When the board left for executive session, close to 100 people gathered inside their roughly 40-seat meeting room lingered to wait. Those gathered included a group decrying Democratic governor candidate Stacey Abrams’ decision not to concede, waving signs with the hashtag “Stop the Steal.” The other half of the room included voting rights advocates and representatives from the Democratic Party.

Things grew contentious — and loud — before the board returned and announced it would not be certifying the county’s election results as scheduled.

Elections board chairman Stephen Day said it would take about two days to re-evaluate absentee ballots that were rejected due to missing birth year information, in accordance with a new order from U.S. District Court Judge Leigh Martin May. Officials said there were about 300 such ballots to be reconsidered.

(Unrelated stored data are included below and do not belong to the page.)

template <typename DT, int WAVES, int NS, int CB, int DQ = 0, int EPI = 0, int BITS = 4, int XU = 4 * CB>
__device__ __forceinline__ void skinny_cdna4_body(char* smem, const uint16_t* __restrict__ x, const u32* __restrict__ qw,
                                                  const u32* __restrict__ szp, const uint16_t* __restrict__ bias,
                                                  uint16_t* __restrict__ out, int M, int N, int K, int nb, int f32out = 0, int k0 = 0, int kn = -1) {
  using vec8 = typename DT::vec8;
  constexpr int XB = 4 * CB;
  constexpr int XBYTES = 16 * CB * 256;
  const int lane = threadIdx.x & 63, wv = __builtin_amdgcn_readfirstlane(threadIdx.x >> 6);
  const int i = lane & 15, g = lane >> 4;
  const int nit = K >> 7, nslab = N >> 4;
  char* xs = smem + wv * XBYTES;

  static_assert(BITS == 4 || DQ == 0, "the w3c tiles have no sz_half form");
  constexpr u32 kTile = BITS == 4 ? 1024u : 768u;
  const __amdgpu_buffer_rsrc_t rw = __builtin_amdgcn_make_buffer_rsrc(const_cast<u32*>(qw), 0, nslab * nit * (int)kTile, 0x00020000);
  const __amdgpu_buffer_rsrc_t rs = __builtin_amdgcn_make_buffer_rsrc(const_cast<u32*>(szp), 0, nslab * nit * 64, 0x00020000);
  const __amdgpu_buffer_rsrc_t rx = __builtin_amdgcn_make_buffer_rsrc(const_cast<uint16_t*>(x), 0, M * K * 2, 0x00020000);
  u32 slab_tile[NS];
#pragma unroll
  for (int s = 0; s < NS; ++s) slab_tile[s] = (u32)min(nb * NS + s, nslab - 1) * (u32)nit;
  const u32 wlane_b = BITS == 4 ? lane * 16u : lane * 12u, ilane_b = (u32)i * 4u;
  u32 xsrc_b[XB];
#pragma unroll
  for (int b = 0; b < XB; ++b) {
    const int r = 4 * b + g;
    xsrc_b[b] = ((u32)min(r, M - 1) * (u32)K + (u32)((i ^ (r & 15)) * 8)) * 2u;
  }

  Cdna4DequantT<DT> cd;
  Cdna4DequantH<DT> ch;
  if (DQ == 0) cd.init(lane, BITS == 4 ? 0x000F000Fu : 0x00070007u);
  else ch.init(lane);
  if (kn < 0) kn = nit;
  const int cnt = (kn - wv + WAVES - 1) / WAVES;

  f32x4 acc[NS][CB];
#pragma unroll
  for (int s = 0; s < NS; ++s)
#pragma unroll
    for (int c = 0; c < CB; ++c) acc[s][c] = f32x4{0.f, 0.f, 0.f, 0.f};

  u32x4 w[NS], xr[XB];
  u32 sz[NS];
  auto load_step = [&](int t) {
    const int kg = k0 + min(wv + WAVES * t, kn - 1);
#pragma unroll
    for (int b = 0; b < XU; ++b) xr[b] = __builtin_amdgcn_raw_buffer_load_b128(rx, xsrc_b[b], (u32)kg * 256u, 0);
#pragma unroll
    for (int s = 0; s < NS; ++s) {
      const u32 tidx = slab_tile[s] + (u32)kg;
      if (BITS == 4) {
        w[s] = __builtin_amdgcn_raw_buffer_load_b128(rw, wlane_b, tidx * 1024u, 2);
      } else {
        typedef u32 u32x3 __attribute__((ext_vector_type(3)));
        const u32x3 w3 = __builtin_amdgcn_raw_buffer_load_b96(rw, wlane_b, tidx * 768u, 2);
        w[s] = u32x4{w3.x, w3.y, w3.z, 0u};
      }
      sz[s] = __builtin_amdgcn_raw_buffer_load_b32(rs, ilane_b, tidx * 64u, 0);
    }
  };
  if (cnt > 0) load_step(0);
  for (int t = 0; t < cnt; ++t) {
#pragma unroll
    for (int b = 0; b < XU; ++b) *reinterpret_cast<u32x4*>(xs + b * 1024 + lane * 16) = xr[b];
    u32x4 wc[NS];
    u32 szc[NS];
#pragma unroll
    for (int s = 0; s < NS; ++s) {
      wc[s] = w[s];
      szc[s] = sz[s];
    }
    if (t + 1 < cnt) load_step(t + 1);
    vec8 xo[CB][4];
#pragma unroll
    for (int c = 0; c < CB; ++c) {
      const char* xrow = xs + (c * 16 + i) * 256;
#pragma unroll
      for (int a = 0; a < 4; ++a) xo[c][a] = *reinterpret_cast<const vec8*>(xrow + (((4 * a + g) ^ i) << 4));
    }
#pragma unroll
    for (int s = 0; s < NS; ++s) {
      vec8 op[4];
      if (DQ == 0) cd.tile_packed(BITS == 4 ? wc[s] : w3_expand(wc[s].x, wc[s].y, wc[s].z), szc[s], op);
      else ch.tile(wc[s], szc[s], op);
#pragma unroll
      for (int a = 0; a < 4; ++a)
#pragma unroll
        for (int c = 0; c < CB; ++c) acc[s][c] = DT::mfma(op[a], xo[c][a], acc[s][c]);
    }
  }

  __syncthreads();
  float* red = reinterpret_cast<float*>(smem);
  constexpr int NBLK = NS * CB;
#pragma unroll
  for (int s = 0; s < NS; ++s)
#pragma unroll
    for (int c = 0; c < CB; ++c)
#pragma unroll
      for (int r = 0; r < 4; ++r) red[((wv * NBLK + s * CB + c) * 4 + r) * 64 + lane] = acc[s][c][r];
  __syncthreads();
  for (int blk = wv; blk < NBLK; blk += WAVES) {
    const int s = blk / CB, c = blk - s * CB;
    const int slab = nb * NS + s, m = 16 * c + i;
    float v[4];
#pragma unroll
    for (int r = 0; r < 4; ++r) {
      float t = 0.f;
#pragma unroll
      for (int q = 0; q < WAVES; ++q) t += red[((q * NBLK + blk) * 4 + r) * 64 + lane];
      v[r] = t;
    }
    auto to_f = [](uint16_t b) { return DT::to_float(b); };
    if (EPI == 2) {
      float u[4];
#pragma unroll
      for (int r = 0; r < 4; ++r) {
        float t = 0.f;
#pragma unroll
        for (int q = 0; q < WAVES; ++q) t += red[((q * NBLK + blk) * 4 + r) * 64 + ((lane + 32) & 63)];
        u[r] = t;
      }
      if (slab < nslab && m < M && g < 2) {
        uint16_t o[4];
#pragma unroll
        for (int r = 0; r < 4; ++r) {
          const float gt = to_f(DT::from_float(v[r])), up = to_f(DT::from_float(u[r]));
          const float sl = to_f(DT::from_float(silu_f32(gt)));
          o[r] = DT::from_float(sl * up);
        }
        *reinterpret_cast<u32x2*>(out + (size_t)m * (N >> 1) + slab * 8 + 4 * g) =
            u32x2{(u32)o[0] | ((u32)o[1] << 16), (u32)o[2] | ((u32)o[3] << 16)};
      }
    } else if (f32out) {
      if (slab < nslab && m < M) {
        float* dst = reinterpret_cast<float*>(out) + (size_t)m * N + slab * 16 + 4 * g;
        const f32x4 pv = f32x4{v[0], v[1], v[2], v[3]};
        if (f32out == 2) asm volatile("global_store_dwordx4 %0, %1, off sc1\n\ts_nop 1" : : "v"(dst), "v"(pv) : "memory");
        else *reinterpret_cast<f32x4*>(dst) = pv;
      }
    } else if (slab < nslab && m < M) {
      const int nn = slab * 16 + 4 * g;
      uint16_t o[4];
#pragma unroll
      for (int r = 0; r < 4; ++r) {
        o[r] = DT::from_float(v[r]);
        if (bias != nullptr) o[r] = DT::from_float(to_f(o[r]) + to_f(bias[nn + r]));
      }
      *reinterpret_cast<u32x2*>(out + (size_t)m * N + nn) = u32x2{(u32)o[0] | ((u32)o[1] << 16), (u32)o[2] | ((u32)o[3] << 16)};
    }
  }
}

A new special meeting for certification was scheduled for 5 p.m. Thursday.

The elections board was still waiting Tuesday, meanwhile, for the final count of provisional ballots so it could submit a number to the state.

Officials have previously said the county received between 2,400 and 2,500 such ballots, including around 1,500 believed to be cast in the tightly contested race in the 7th Congressional District. The county has not revealed how many of those ballots might ultimately be accepted.

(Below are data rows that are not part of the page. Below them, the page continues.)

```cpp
__device__ __forceinline__ float wave_sum(float v) {
#pragma unroll
    for (int o = 32; o >= 1; o >>= 1) v += __shfl_xor(v, o);
    return v;
}
__device__ __forceinline__ float wave_max(float v) {
#pragma unroll
    for (int o = 32; o >= 1; o >>= 1) v = fmaxf(v, __shfl_xor(v, o));
    return v;
}
template <int ACT> __device__ __forceinline__ float act_rt(float z) { return act_fwd<ACT>(z); }

#define SE_MAX_C 4096
#define SE_MAX_R 128

__device__ __forceinline__ float wave_dot(const float* __restrict__ a, const float* __restrict__ b, int C, int lane) {
    float s = 0.f;
    for (int c = lane * 4; c < C; c += 256) {
        const float4 x = *reinterpret_cast<const float4*>(a + c);
        const float4 y = *reinterpret_cast<const float4*>(b + c);
        s = fmaf(x.x, y.x, fmaf(x.y, y.y, fmaf(x.z, y.z, fmaf(x.w, y.w, s))));
    }
// ... 266 lines not shown
                          const float* gate, const float* hpre, const float* pooled, const float* w1, const float* w2t, int R,
                          int act, float* dgate, float* dpooled, float* dw1, float* db1, float* dw2, float* db2, int accumulate,
                          void* pool_ws, size_t pool_ws_bytes, float* ws, dfd_stream stream) {
    if (!D || !y || !bnstate || !gate || !hpre || !pooled || !w1 || !w2t || !dgate || !dpooled || !ws || N < 1 || C < 1 ||
        R < 1 || C % 4)
        return DFD_EINVAL;
    if (C > SE_MAX_C || R > SE_MAX_R) return DFD_EUNSUPPORTED;
    hipStream_t st = (hipStream_t)stream;
    int splits = 1;
    float mul = 1.f;
    const int rc = dfd_pool_launch(dtype, true, D, y, bnstate, act_in, dgate, N, HW, C, pool_ws, pool_ws_bytes, st, &splits, &mul);
    if (rc != DFD_OK) return rc;
    DISPATCH_ACT(act, {
        hipLaunchKernelGGL((k_se_bwd_img<ACT>), dim3(N), dim3(SE_IMG_THREADS), 0, st, (const float*)pool_ws, splits, dgate, gate, hpre,
                           w1, w2t, N, C, R, ws, dpooled);
    });
    if (hipGetLastError() != hipSuccess) return DFD_ELAUNCH;
    if (dw1 && dw2) {
        hipLaunchKernelGGL(k_se_fc_bwd_w, dim3((C + 63) / 64, R), dim3(DFD_THREADS), 0, st, pooled, ws, N, C, R, dw1, db1,
                           dw2, db2, accumulate);
    }
    return DFD_CHECK_LAUNCH();
}

extern "C" int dfd_se_fc_bwd(const float* dgate, const float* gate, const float* hpre, const float* pooled,
                             const float* w1, const float* w2t, int N, int C, int R, int act, float* dpooled,
                             float* dw1, float* db1, float* dw2, float* db2, int accumulate, float* ws,
                             dfd_stream stream) {
    if (!dgate || !gate || !hpre || !pooled || !w1 || !w2t || !dpooled || !ws || N < 1 || C < 1 || R < 1) return DFD_EINVAL;
    if (C > SE_MAX_C || R > SE_MAX_R) return DFD_EUNSUPPORTED;
// ... 670 lines not shown
```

The 7th district race currently sits with incumbent Rep. Rob Woodall leading Democratic challenger Carolyn Bourdeaux by about 900 votes. Additional votes could also play a role in the governor’s race, which Democrat Stacey Abrams has refused to concede.

Litigation abounds

Gwinnett County is named alongside now-former Secretary of State Brian Kemp in multiple lawsuits, targeted for what voting and civil rights groups have identified as a disproportionately high rate of absentee and provisional ballot rejections.

Gwinnett officials have repeatedly defended their practices, saying they are evaluating ballots in accordance with state law.

But in October, a federal judge issued an injunction ordering Gwinnett and other counties to provide more protections for absentee voters rejected because of signature-related issues. On Monday night, interim Secretary of State Robyn Crittenden instructed county elections officials to count absentee ballots even if they lack a voter’s birth date, as long as the voter’s identity can be verified. 

U.S. District Court Judge Leigh Martin May issued an order backing up Crittenden’s instructions on Tuesday morning. That is the order that triggered Gwinnett’s delayed certification.

Bourdeaux has also joined litigation against Gwinnett, claiming it has rejected a large number of absentee and provisional ballots for trivial reasons.

U.S. District Court Judge Amy Totenberg also issued an order Monday night ordering elections offices to review thousands of provisional ballots that hadn’t been counted.